Because it is a drawn medium, anime tells stories that requires live-action to splurge on special effects. Think about the Lord of the Rings movies and their extreme sets and computer animation. Middle Earth took a lot of effort to create on the screen. Contrast this with what a painting can do. Anime enjoys the “suspension of disbelief” that movies have to work at achieving. Because movies feature living people, we have to stretch our ability to believe what we see. However, anime, because it doesn’t seek to replicate reality, enjoys more leeway. We can believe weird stuff when it is drawn easier than if it was live. We expect reality– and anything that looks real–to behave in certain ways. Violating those ways can shock us out of a story. Books and movies have to work hard at building worlds that can have odd stuff, like magic, without shocking us out of the story. Anime and comics can blast us without too much worry.
Anime’s techniques contains its weakness…at least for America. Because Americans associate animation with childhood, anime has limited appeal. And this limited appeal limits the type of stories that make it to the United States. Teens and twenty-somethings dominate anime’s US audience. This means companies send stories that appeal to this limited audience. This forces the medium into a niche that has proven difficult to escape. In turn, this also encourages lower quality storytelling. Expansive adult stories, like Ghost in the Shell, are rare because American adults are not socialized to view anime as a valid storytelling medium.

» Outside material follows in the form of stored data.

# JokerYan/MS-GS

Measured on AMD Instinct MI355X. Metric: Mpixels/s fwd+bwd @1080p, 1M Gaussians; fraction of HBM roofline, higher is better.
Workload: dtype f32

## Files before the change

### ms-gs_amd/csrc/preprocess.hip

```cpp
#include "msgs_internal.h"

#include <type_traits>

#pragma clang fp contract(off)

namespace msgs {

namespace {

constexpr float SH_C0 = 0.28209479177387814f;
constexpr float SH_C1 = 0.4886025119029199f;
__device__ constexpr float SH_C2[5] = {1.0925484305920792f, -1.0925484305920792f, 0.31539156525252005f,
                                       -1.0925484305920792f, 0.5462742152960396f};
__device__ constexpr float SH_C3[7] = {-0.5900435899266435f, 2.890611442640554f, -0.4570457994644658f,
                                       0.3731763325901154f, -0.4570457994644658f, 1.445305721320277f,
                                       -0.5900435899266435f};

struct Cam {
    float V[16];
    float M[16];
    float cam[3];
};

__device__ __forceinline__ void load_cam(const ViewParams& vp, Cam& c) {
#pragma unroll
    for (int i = 0; i < 16; ++i) { c.V[i] = vp.viewmatrix[i]; c.M[i] = vp.projmatrix[i]; }
#pragma unroll
    for (int i = 0; i < 3; ++i) c.cam[i] = vp.campos[i];
}

__device__ __forceinline__ void cov3d_from_scale_rot(const float* s, float mod, const float* q, float* cov) {
    const float r = q[0], x = q[1], y = q[2], z = q[3];
    const float R[3][3] = {{1.f - 2.f * (y * y + z * z), 2.f * (x * y - r * z), 2.f * (x * z + r * y)},
                           {2.f * (x * y + r * z), 1.f - 2.f * (x * x + z * z), 2.f * (y * z - r * x)},
                           {2.f * (x * z - r * y), 2.f * (y * z + r * x), 1.f - 2.f * (x * x + y * y)}};
    const float S[3] = {mod * s[0], mod * s[1], mod * s[2]};
    float M[3][3];
#pragma unroll
    for (int i = 0; i < 3; ++i)
#pragma unroll
        for (int j = 0; j < 3; ++j) M[i][j] = R[i][j] * S[j];
    cov[0] = M[0][0] * M[0][0] + M[0][1] * M[0][1] + M[0][2] * M[0][2];
    cov[1] = M[0][0] * M[1][0] + M[0][1] * M[1][1] + M[0][2] * M[1][2];
    cov[2] = M[0][0] * M[2][0] + M[0][1] * M[2][1] + M[0][2] * M[2][2];
    cov[3] = M[1][0] * M[1][0] + M[1][1] * M[1][1] + M[1][2] * M[1][2];
    cov[4] = M[1][0] * M[2][0] + M[1][1] * M[2][1] + M[1][2] * M[2][2];
    cov[5] = M[2][0] * M[2][0] + M[2][1] * M[2][1] + M[2][2] * M[2][2];
}

struct Cov2D {
    float T[2][3];
    float a, b, c;
    float tx_c, ty_c, tz, x_mul, y_mul;
};

__device__ __forceinline__ void compute_cov2d(const float* t, const ViewParams& vp, const float* cov3D,
                                              const float* V, Cov2D& o) {
    const float limx = 1.3f * vp.tanfovx, limy = 1.3f * vp.tanfovy;
    const float txtz = t[0] / t[2], tytz = t[1] / t[2];
    o.x_mul = (txtz < -limx || txtz > limx) ? 0.f : 1.f;
    o.y_mul = (tytz < -limy || tytz > limy) ? 0.f : 1.f;
    o.tx_c = fminf(limx, fmaxf(-limx, txtz)) * t[2];
    o.ty_c = fminf(limy, fmaxf(-limy, tytz)) * t[2];
    o.tz = t[2];
    const float J[2][3] = {{vp.fx / t[2], 0.f, -(vp.fx * o.tx_c) / (t[2] * t[2])},
                           {0.f, vp.fy / t[2], -(vp.fy * o.ty_c) / (t[2] * t[2])}};
#pragma unroll
    for (int r = 0; r < 2; ++r)
#pragma unroll
        for (int c = 0; c < 3; ++c)
            o.T[r][c] = J[r][0] * V[4 * c + 0] + J[r][1] * V[4 * c + 1] + J[r][2] * V[4 * c + 2];
    const float S[3][3] = {{cov3D[0], cov3D[1], cov3D[2]}, {cov3D[1], cov3D[3], cov3D[4]},
                           {cov3D[2], cov3D[4], cov3D[5]}};
    float ST[2][3];
#pragma unroll
    for (int r = 0; r < 2; ++r)
#pragma unroll
        for (int i = 0; i < 3; ++i) ST[r][i] = S[i][0] * o.T[r][0] + S[i][1] * o.T[r][1] + S[i][2] * o.T[r][2];
    o.a = (o.T[0][0] * ST[0][0] + o.T[0][1] * ST[0][1] + o.T[0][2] * ST[0][2]) + 0.3f;
    o.b = o.T[0][0] * ST[1][0] + o.T[0][1] * ST[1][1] + o.T[0][2] * ST[1][2];
    o.c = (o.T[1][0] * ST[1][0] + o.T[1][1] * ST[1][1] + o.T[1][2] * ST[1][2]) + 0.3f;
}
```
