@@ -319,11 +335,38 @@
                         for (int i = 0; i < 8; ++i) {
                             const int line = ln + 64 * i;
                             const float2 *p = a.tx + (int64_t)(16 + (line >> 3)) * a.pitch + ng * PK_SYMS + (line & 7) * 16;
-                            __builtin_amdgcn_global_load_lds((__attribute__((address_space(1))) void *)p,
-                                                             (__attribute__((address_space(3))) void *)pf_dummy, 4, 0, 0);
+                            warm_line(p, pf_dummy);
                         }
                     }
                 }
+            }
+            WordsP wt = wtab;
+            lcu2 *qp = (lcu2 *)&qw[0][QW ? lane : 0];
+            constexpr bool AHEAD = FAST && QW;
+            u2v ow[2][4], oq[2][4];
+            auto fetch = [&](auto rc, auto lo, auto hi) __attribute__((always_inline)) {
+                constexpr int r = decltype(rc)::value, LO = decltype(lo)::value, HI = decltype(hi)::value;
+                static_for<0, 4>([&](auto jc) {
+                    constexpr int j = decltype(jc)::value, s = noise_slot(r, j);
+                    if constexpr (LO <= 2 && 2 <= HI) ow[r & 1][j] = *(lcu2 *)(wt + s);
+                    if constexpr (LO <= 1 && 1 <= HI) oq[r & 1][j] = qp[s * PK_FRAMES];
+                });
+            };
+            auto region_top = [&](auto rc) __attribute__((always_inline)) {
+                constexpr int r = decltype(rc)::value;
+                if constexpr (AHEAD) {
+                    constexpr int own = pack_ahead(r), nxt = pack_ahead(r + 1);
+                    if constexpr (r >= 0 && own < 2) fetch(rc, std::integral_constant<int, own + 1>{}, std::integral_constant<int, 2>{});
+                    if constexpr (nxt > 0) {
+                        fetch(std::integral_constant<int, r + 1>{}, std::integral_constant<int, 3 - nxt>{},
+                              std::integral_constant<int, 2>{});
+                        sched_fence();
+                    }
+                }
+            };
+            if constexpr (AHEAD && pack_ahead(0) > 0) {
+                opaque(wt); opaque(qp);
+                region_top(std::integral_constant<int, -1>{});
             }
             uint32_t flo = (uint32_t)f, fhi = (uint32_t)(f >> 32);
             opaque(flo); opaque(fhi);
@@ -331,10 +374,10 @@
             const uint32_t qs = STREAM_NOISE | (uint32_t)(a.q_base + q);
             const PhiloxHead hd = philox_head(flo, fhi, qs, a.k1);
             const PhiloxMid md = philox_mid(hd);
-            WordsP wt = wtab;
-            lcu2 *qp = (lcu2 *)&qw[0][QW ? lane : 0];
-            auto noise = [&](uint32_t blk, int slot, float Kn) __attribute__((always_inline)) {
-                if constexpr (FAST && QW) return pack_noise(md, (lcu2 *)(wt + slot), qp + slot * PK_FRAMES, a.k0, a.k1, Kn);
+            if constexpr (AHEAD && pack_ahead(0) > 0 && pack_ahead(1) > 0) asm volatile("" : : "s"(sigma));
+            auto noise = [&](uint32_t blk, int slot, float Kn, auto rc, auto jc) __attribute__((always_inline)) {
+                if constexpr (AHEAD) return pack_noise(md, ow[decltype(rc)::value & 1][decltype(jc)::value],
+                                                       oq[decltype(rc)::value & 1][decltype(jc)::value], a.k0, a.k1, Kn);
                 else if constexpr (FAST) return pack_noise(md, (cwords *)(wt + slot), a.k0, a.k1, Kn);
                 else return pack_noise(hd, blk, a.k0, a.k1, Kn);
             };
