@@ -116,7 +116,7 @@
         }
 #pragma unroll
         for (int j = 0; j < OSP_PER; j++)
-            if (take & (1u << j)) atomicAdd(&hist_s[key[j] & mask0], 1u);
+            if (HR > 0 && (take & (1u << j))) atomicAdd(&hist_s[key[j] & mask0], 1u);
         if (SKIPZ) {
             const unsigned c = (unsigned)__popc(take);
             unsigned sc = c;
@@ -139,7 +139,7 @@
     }
     if (outside) atomicOr(ctrl + 1, 1ull);
     __syncthreads();
-    for (int i = tid; i < OS_MAXR; i += OSP_THREADS) {
+    for (int i = tid; i < HR; i += OSP_THREADS) {
         const unsigned v = hist_s[i];
         if (v) atomicAdd(&ghist[i], v);
     }
@@ -399,6 +399,234 @@
     }
 }
 
+#ifndef OSB_LBITS
+#define OSB_LBITS 14
+#endif
+#define OSB_THREADS 1024
+#ifndef OSB_ITEMS
+#define OSB_ITEMS 16
+#endif
+#define OSB_CHUNK (OSB_THREADS * OSB_ITEMS)
+#define OSB_MAXR0 (1 << (27 - OSB_LBITS))
+#define OSB_HEAVY 64
+#define OSB_HMAX 256
+
+static inline void osb_digits(int bits, int &d0, int &lb)
+{
+    d0 = std::max(bits - OSB_LBITS, std::min(bits, 11));
+    lb = bits - d0;
+}
+
+__device__ __forceinline__ void osb_scan_totals(const unsigned *__restrict__ ghist, int nb, unsigned *bst, unsigned *wsum)
+{
+    constexpr int PER = OSB_MAXR0 / OSB_THREADS;
+    const int t = threadIdx.x, lane = t & 63, wv = t >> 6;
+    unsigned v[PER], own = 0;
+#pragma unroll
+    for (int r = 0; r < PER; r++) { const int d = t * PER + r; v[r] = d < nb ? ghist[d] : 0u; own += v[r]; }
+    unsigned sc = own;
+    for (int off = 1; off < 64; off <<= 1) { const unsigned o = __shfl_up(sc, off); if (lane >= off) sc += o; }
+    if (lane == 63) wsum[wv] = sc;
+    __syncthreads();
+    unsigned run = sc - own;
+    for (int w = 0; w < wv; w++) run += wsum[w];
+#pragma unroll
+    for (int r = 0; r < PER; r++) { const int d = t * PER + r; if (d <= nb) bst[d] = run; run += v[r]; }
+    if (t * PER + PER == nb) bst[nb] = run;
+    __syncthreads();
+}
+
+__global__ __launch_bounds__(OSB_THREADS) void k_os_count(const unsigned *__restrict__ ka, long long n_keys, unsigned *__restrict__ cmat, int d0, int lb)
+{
+    __shared__ unsigned cnt[OSB_MAXR0];
+    const int t = threadIdx.x, nb = 1 << d0;
+    const unsigned dmask = (unsigned)nb - 1u;
+    for (int d = t; d < nb; d += OSB_THREADS) cnt[d] = 0u;
+    const long long c0 = (long long)blockIdx.x * OSB_CHUNK;
+    const int cn = (int)std::min<long long>(OSB_CHUNK, n_keys - c0);
+    unsigned key[OSB_ITEMS];
+#pragma unroll
+    for (int j = 0; j < OSB_ITEMS; j++) { const int i = j * OSB_THREADS + t; key[j] = i < cn ? ka[c0 + i] : 0u; }
+    __syncthreads();
+#pragma unroll
+    for (int j = 0; j < OSB_ITEMS; j++) if (j * OSB_THREADS + t < cn) atomicAdd(&cnt[(key[j] >> lb) & dmask], 1u);
+    __syncthreads();
+    unsigned *row = cmat + (size_t)blockIdx.x * nb;
+    for (int d = t; d < nb; d += OSB_THREADS) row[d] = cnt[d];
+}
+
+#define OSB_SCAN_ROWS 16
+__global__ __launch_bounds__(OSB_THREADS) void k_os_colscan(unsigned *__restrict__ cmat, long long rows, unsigned *__restrict__ tot, int d0)
+{
+    __shared__ unsigned part[OSB_THREADS / 64][64];
+    const int t = threadIdx.x, lane = t & 63, wv = t >> 6, nb = 1 << d0;
+    const int col = blockIdx.x * 64 + lane;
+    unsigned carry = 0;
+    for (long long blk = 0; blk < rows; blk += (long long)(OSB_THREADS / 64) * OSB_SCAN_ROWS) {
+        const long long r0 = blk + (long long)wv * OSB_SCAN_ROWS;
+        const int nr = col < nb ? (int)std::max<long long>(0, std::min<long long>(OSB_SCAN_ROWS, rows - r0)) : 0;
+        unsigned *cp = cmat + (size_t)std::min<long long>(r0, rows) * nb + col;
+        unsigned v[OSB_SCAN_ROWS], sum = 0;
+#pragma unroll
+        for (int i = 0; i < OSB_SCAN_ROWS; i++) { v[i] = i < nr ? cp[(unsigned)(i * nb)] : 0u; sum += v[i]; }
+        part[wv][lane] = sum;
+        __syncthreads();
+        unsigned run = carry, all = carry;
+        for (int w = 0; w < OSB_THREADS / 64; w++) { const unsigned p = part[w][lane]; if (w < wv) run += p; all += p; }
+#pragma unroll
+        for (int i = 0; i < OSB_SCAN_ROWS; i++) { if (i < nr) cp[(unsigned)(i * nb)] = run; run += v[i]; }
+        carry = all;
+        __syncthreads();
+    }
+    if (wv == 0 && col < nb) tot[col] = carry;
+}
+
+__global__ __launch_bounds__(OSB_THREADS) void k_os_scatter(const unsigned *__restrict__ ka, unsigned *__restrict__ kb, long long n_keys, const unsigned *__restrict__ tot,
+                                                            const unsigned *__restrict__ cmat, unsigned *__restrict__ bstart, int d0, int lb)
+{
+    __shared__ unsigned keys_s[OSB_CHUNK];
+    __shared__ unsigned gpos[OSB_MAXR0 + 1];
+    __shared__ unsigned cnt[OSB_MAXR0];
+    __shared__ unsigned short tpre[OSB_MAXR0];
+    __shared__ unsigned wsum[OSB_THREADS / 64];
+    const int t = threadIdx.x, lane = t & 63, wv = t >> 6, nb = 1 << d0;
+    const unsigned dmask = (unsigned)nb - 1u;
+    for (int d = t; d < nb; d += OSB_THREADS) cnt[d] = 0u;
+    const long long c0 = (long long)blockIdx.x * OSB_CHUNK;
+    const int cn = (int)std::min<long long>(OSB_CHUNK, n_keys - c0);
+    const unsigned *row = cmat + (size_t)blockIdx.x * nb;
+    unsigned key[OSB_ITEMS], rnk[OSB_ITEMS];
+#pragma unroll
+    for (int j = 0; j < OSB_ITEMS; j++) {
+        const int i = j * OSB_THREADS + t;
+        key[j] = i < cn ? ka[c0 + i] : 0u;
+    }
+    osb_scan_totals(tot, nb, gpos, wsum);
+    if (blockIdx.x == 0)
+        for (int d = t; d <= nb; d += OSB_THREADS) bstart[d] = gpos[d];
+#pragma unroll
+    for (int j = 0; j < OSB_ITEMS; j++) rnk[j] = j * OSB_THREADS + t < cn ? atomicAdd(&cnt[(key[j] >> lb) & dmask], 1u) : 0u;
+    __syncthreads();
+    {
+        constexpr int PER = OSB_MAXR0 / OSB_THREADS;
+        unsigned c[PER], above[PER], own = 0;
+#pragma unroll
+        for (int r = 0; r < PER; r++) { const int d = t * PER + r; c[r] = d < nb ? cnt[d] : 0u; above[r] = d < nb ? row[d] : 0u; own += c[r]; }
+        unsigned sc = own;
+        for (int off = 1; off < 64; off <<= 1) { const unsigned o = __shfl_up(sc, off); if (lane >= off) sc += o; }
+        __syncthreads();
+        if (lane == 63) wsum[wv] = sc;
+        __syncthreads();
+        unsigned run = sc - own;
+        for (int w = 0; w < wv; w++) run += wsum[w];
+#pragma unroll
+        for (int r = 0; r < PER; r++) {
+            const int d = t * PER + r;
+            if (d < nb) { tpre[d] = (unsigned short)run; gpos[d] = gpos[d] + above[r] - run; }
+            run += c[r];
+        }
+    }
+    __syncthreads();
+#pragma unroll
+    for (int j = 0; j < OSB_ITEMS; j++)
+        if (j * OSB_THREADS + t < cn) keys_s[(unsigned)tpre[(key[j] >> lb) & dmask] + rnk[j]] = key[j];
+    __syncthreads();
+    for (int j = t; j < cn; j += OSB_THREADS) {
+        const unsigned k = keys_s[j];
+        const unsigned p = gpos[(k >> lb) & dmask] + (unsigned)j;
+        if ((long long)p < n_keys) kb[p] = k;
+    }
+}
+
+__global__ __launch_bounds__(OSB_THREADS) void k_os_bucket(const unsigned *__restrict__ kb, float *__restrict__ out, long long n_keys, const unsigned *__restrict__ bstart,
+                                                           int d0, int lb, OsMap km, long long n_neg, long long n_zero)
+{
+    constexpr int PER = (1 << OSB_LBITS) / OSB_THREADS;
+    __shared__ uint4 h4[(1 << OSB_LBITS) / 4];
+    __shared__ unsigned wsum[OSB_THREADS / 64];
+    __shared__ unsigned hv_s[OSB_HMAX], hp_s[OSB_HMAX], hc_s[OSB_HMAX];
+    __shared__ unsigned nheavy;
+    unsigned *h = reinterpret_cast<unsigned *>(h4);
+    const int t = threadIdx.x, lane = t & 63, wv = t >> 6, d = blockIdx.x, nb = 1 << d0;
+    if (n_zero > 0) {
+        const long long per = ((n_zero + nb - 1) / nb + 3) & ~3ll;
+        const long long z0 = (long long)d * per, z1 = (z0 + per < n_zero) ? z0 + per : n_zero;
+        float *zp = out + n_neg;
+        if ((reinterpret_cast<uintptr_t>(zp) & 15) == 0) {
+            for (long long i = z0 + 4ll * t; i + 3 < z1; i += 4ll * OSB_THREADS) *reinterpret_cast<float4 *>(zp + i) = make_float4(0.f, 0.f, 0.f, 0.f);
+            if (t == 0) for (long long i = (z0 < z1 ? z0 + ((z1 - z0) & ~3ll) : z1); i < z1; i++) zp[i] = 0.0f;
+        } else {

Certain stories fit best in certain media. The elements of the story may be best handled by the techniques of a certain medium. Take Lord of the Rings. Because of the themes and general believable nature of Middle Earth, the story favored movies. There is a bad cartoon of The Hobbit. Now, imagine One Piece as a movie. I really can’t see the odd world translating well to live-action. It would lose what makes One Piece One Piece.
The main point to take away from this is the separation of story and medium. Anime isn’t the stories. Anime is the method of telling those stories.
References
Halsall, J. (2004). The Anime Revelation: How I Learned to Love Japanese Animation and Changed Our Teen Video Collection Forever. School Library Journal, 50(8), S6.
Watson, L. C. (2001). Japanimation: breaking down the boundaries. Art Business News, 28(4), 72-74.